Orion failed to restart a service and I'm trying to figure out why. Odd thing is no entry in alert log and yet I know the event occurred because the APM shows the eventlog entry.
Events are populated by NPM and the modules outside of alerting as well as from alert actions. My guess is there is something in the alert that suppressed the trigger.
I did have suppression set ... if node down do not act. The node was up though.
I have two defined alert actions. One is the action of restarting the service... the other is the action of writing to the eventlog. Since I see the entry in the event log... my assumption is the alert did trip (i.e. because one of the two actions worked).
Support reviewed my diags and are suggesting that I do a clean-up. To be frank I'm a bit concerned if I don't get a clean explanation because it appears that the restart service can not be relied on.
I have two alerts defined for this monitor. The first does the restart. The second sends an email if the service has been down for more then 30 minutes.
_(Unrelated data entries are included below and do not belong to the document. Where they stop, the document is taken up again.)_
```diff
diff --git a/minddiffusion_amd/csrc/gemm_plan.hip b/minddiffusion_amd/csrc/gemm_plan.hip
--- a/minddiffusion_amd/csrc/gemm_plan.hip
+++ b/minddiffusion_amd/csrc/gemm_plan.hip
@@ -474,6 +474,29 @@
         if (d->w_frag) {
             MDX_REQUIRE(bm == 128, "mdx_gemm_f16: fragment-major weights run on 128-row HALO tiles only (got tile_m %d)", bm);
             pl.form = (bn == 128 && ns > 1 && !pl.fixup) ? GEMM_HALO_FRAG_W4 : GEMM_HALO_FRAG;
+            const int optd = mdx_opt(MDX_OPT_HALO_STREAM_RING);
+            const int cap = bn == 64 ? 36 : 12;
+            int depth = HALO_STREAM_RING_DEFAULT;
+            if (pl.form == GEMM_HALO_FRAG_W4) {
+                depth = 12;
+                MDX_REQUIRE(d->stages == 0 || d->stages == 12,
+                            "mdx_gemm_f16: the side-by-side weight-streaming form (128-column tiles, slab split-K) is built with a ring "
+                            "of 12 pieces only (got stages %d)", d->stages);
+            } else if (d->stages != 0) {
+                depth = d->stages;
+                MDX_REQUIRE(mdx_halo_stream_depth_built(bn, depth),
+                            "mdx_gemm_f16: weight-streaming ring depth (stages) %d is not built for %d-column tiles: 12%s", depth, bn,
+                            bn == 64 ? " | 18 | 36" : " only");
+            } else if (optd != 0) {
+                MDX_REQUIRE(mdx_halo_stream_depth_built(64, optd), "mdx_gemm_f16: option halo_stream_ring must be 0 | 12 | 18 | 36 (got %d)", optd);
+                depth = std::min(optd, cap);
+            } else if (pl.tuned && mdx_halo_stream_depth_built(64, pl.tuned->st)) {
+                depth = std::min(pl.tuned->st, cap);
+            }
+            pl.ring = depth;
+            MDX_REQUIRE(((unsigned long long)p.tiles_n * (bn / 32) * ((unsigned long long)p.kt64 * 4) + (unsigned long long)depth) * 1024ull <=
+                            0xffffffffull,
+                        "mdx_gemm_f16: fragment-major weights of this size cannot be addressed through a 32-bit piece offset");
         } else {
             pl.form = GEMM_HALO;
             pl.ring = (bm == 256 || bn == 64) ? 3 : 2;
diff --git a/minddiffusion_amd/csrc/mdx_common.h b/minddiffusion_amd/csrc/mdx_common.h
--- a/minddiffusion_amd/csrc/mdx_common.h
+++ b/minddiffusion_amd/csrc/mdx_common.h
@@ -75,6 +75,7 @@
     MDX_OPT_GEMM_LN_PREFETCH,
     MDX_OPT_GEMM_LEAN_DENSE,
     MDX_OPT_ATTN_PIPE,
+    MDX_OPT_HALO_STREAM_RING,
     MDX_OPT_COUNT
 };
 int mdx_opt(int id);
diff --git a/minddiffusion_amd/csrc/small.hip b/minddiffusion_amd/csrc/small.hip
--- a/minddiffusion_amd/csrc/small.hip
+++ b/minddiffusion_amd/csrc/small.hip
@@ -17,8 +17,8 @@
                                                         "gemm_splitk_fixup_max", "gemm_spread", "halo_nsb", "gn_min_blocks",
                                                         "gn_fused", "gn_col_chunks", "gemm_conv8p", "gemm_conv8p_min_m", "gemm_subpixel_min_tiles", "gemm_conv8p_var", "attn8", "attn8_min_blocks",
                                                         "gn_wide_rows", "gn_fused_small", "gn_boost_mb", "attn_occ3", "attn_kv_split", "attn_fast_stage",
-                                                        "gn_prefetch", "gemm_dense_issue", "gemm_ln_prefetch", "gemm_lean_dense", "attn_pipe"};
-static int g_opt[MDX_OPT_COUNT] = {1, 0, 0, 0, 1, 1, 4, 1, 0, 512, 1, 4, 1, 4096, 32, 0, 0, 192, 0, 0, 40, 1, 1, 1, 1, 1, 1, 1, 1};
+                                                        "gn_prefetch", "gemm_dense_issue", "gemm_ln_prefetch", "gemm_lean_dense", "attn_pipe", "halo_stream_ring"};
+static int g_opt[MDX_OPT_COUNT] = {1, 0, 0, 0, 1, 1, 4, 1, 0, 512, 1, 4, 1, 4096, 32, 0, 0, 192, 0, 0, 40, 1, 1, 1, 1, 1, 1, 1, 1, 0};
 
 int mdx_opt(int id) { return g_opt[id]; }
 
```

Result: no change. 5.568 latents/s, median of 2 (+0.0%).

The email did not go out either.
I just re-read what you wrote... "Events are populated by NPM and the modules outside of alerting as well as from alert actions"
So then it "is" possible to have an event log entry and NOT have an alert log entry.
That said, maybe the network to the server went down causing suppression to set? Is there anyway I could prove this? IS there a suppression log? The db table seems to only show what is being suppressed verses what was suppressed.
The email not going out and the restart not happening make it look more like the alert didn't fire. Can you post the trigger and suppression?
Andy
Looks like we were typing at the same time.
I'll check on suppression logging.
Suppressions are not logged as they are run as part of the trigger query. What this means is that the condition must pass the configured trigger and suppression at once for the condition to trigger. If the suppression eliminates the trigger we do nothing, so there is nothing to log.
You could look at the availability and events for the suppression you have specified (the device(s)) and verify that it was properly suppressed that way.
In talking with DBA I removed the suppress totally.
ON this particular server, just about everything in Orion that monitors this server... network interface.... memory.... cpu..... process stats.... all read ZERO during the time in question. This kind of suggestion that connectivity was an issue.
Querying for the node ID shows nothing in either event/alert logs. If I had a "node-down" for this it would explain everything.
This node does not have a defined alert up/down on it.
I will add one. With that and the suppression removed... hopefully there will not be a reoccurrence.
Andy,
Thanks much for help. I'll post if I get anything more from support.
Glenn.
Coolio!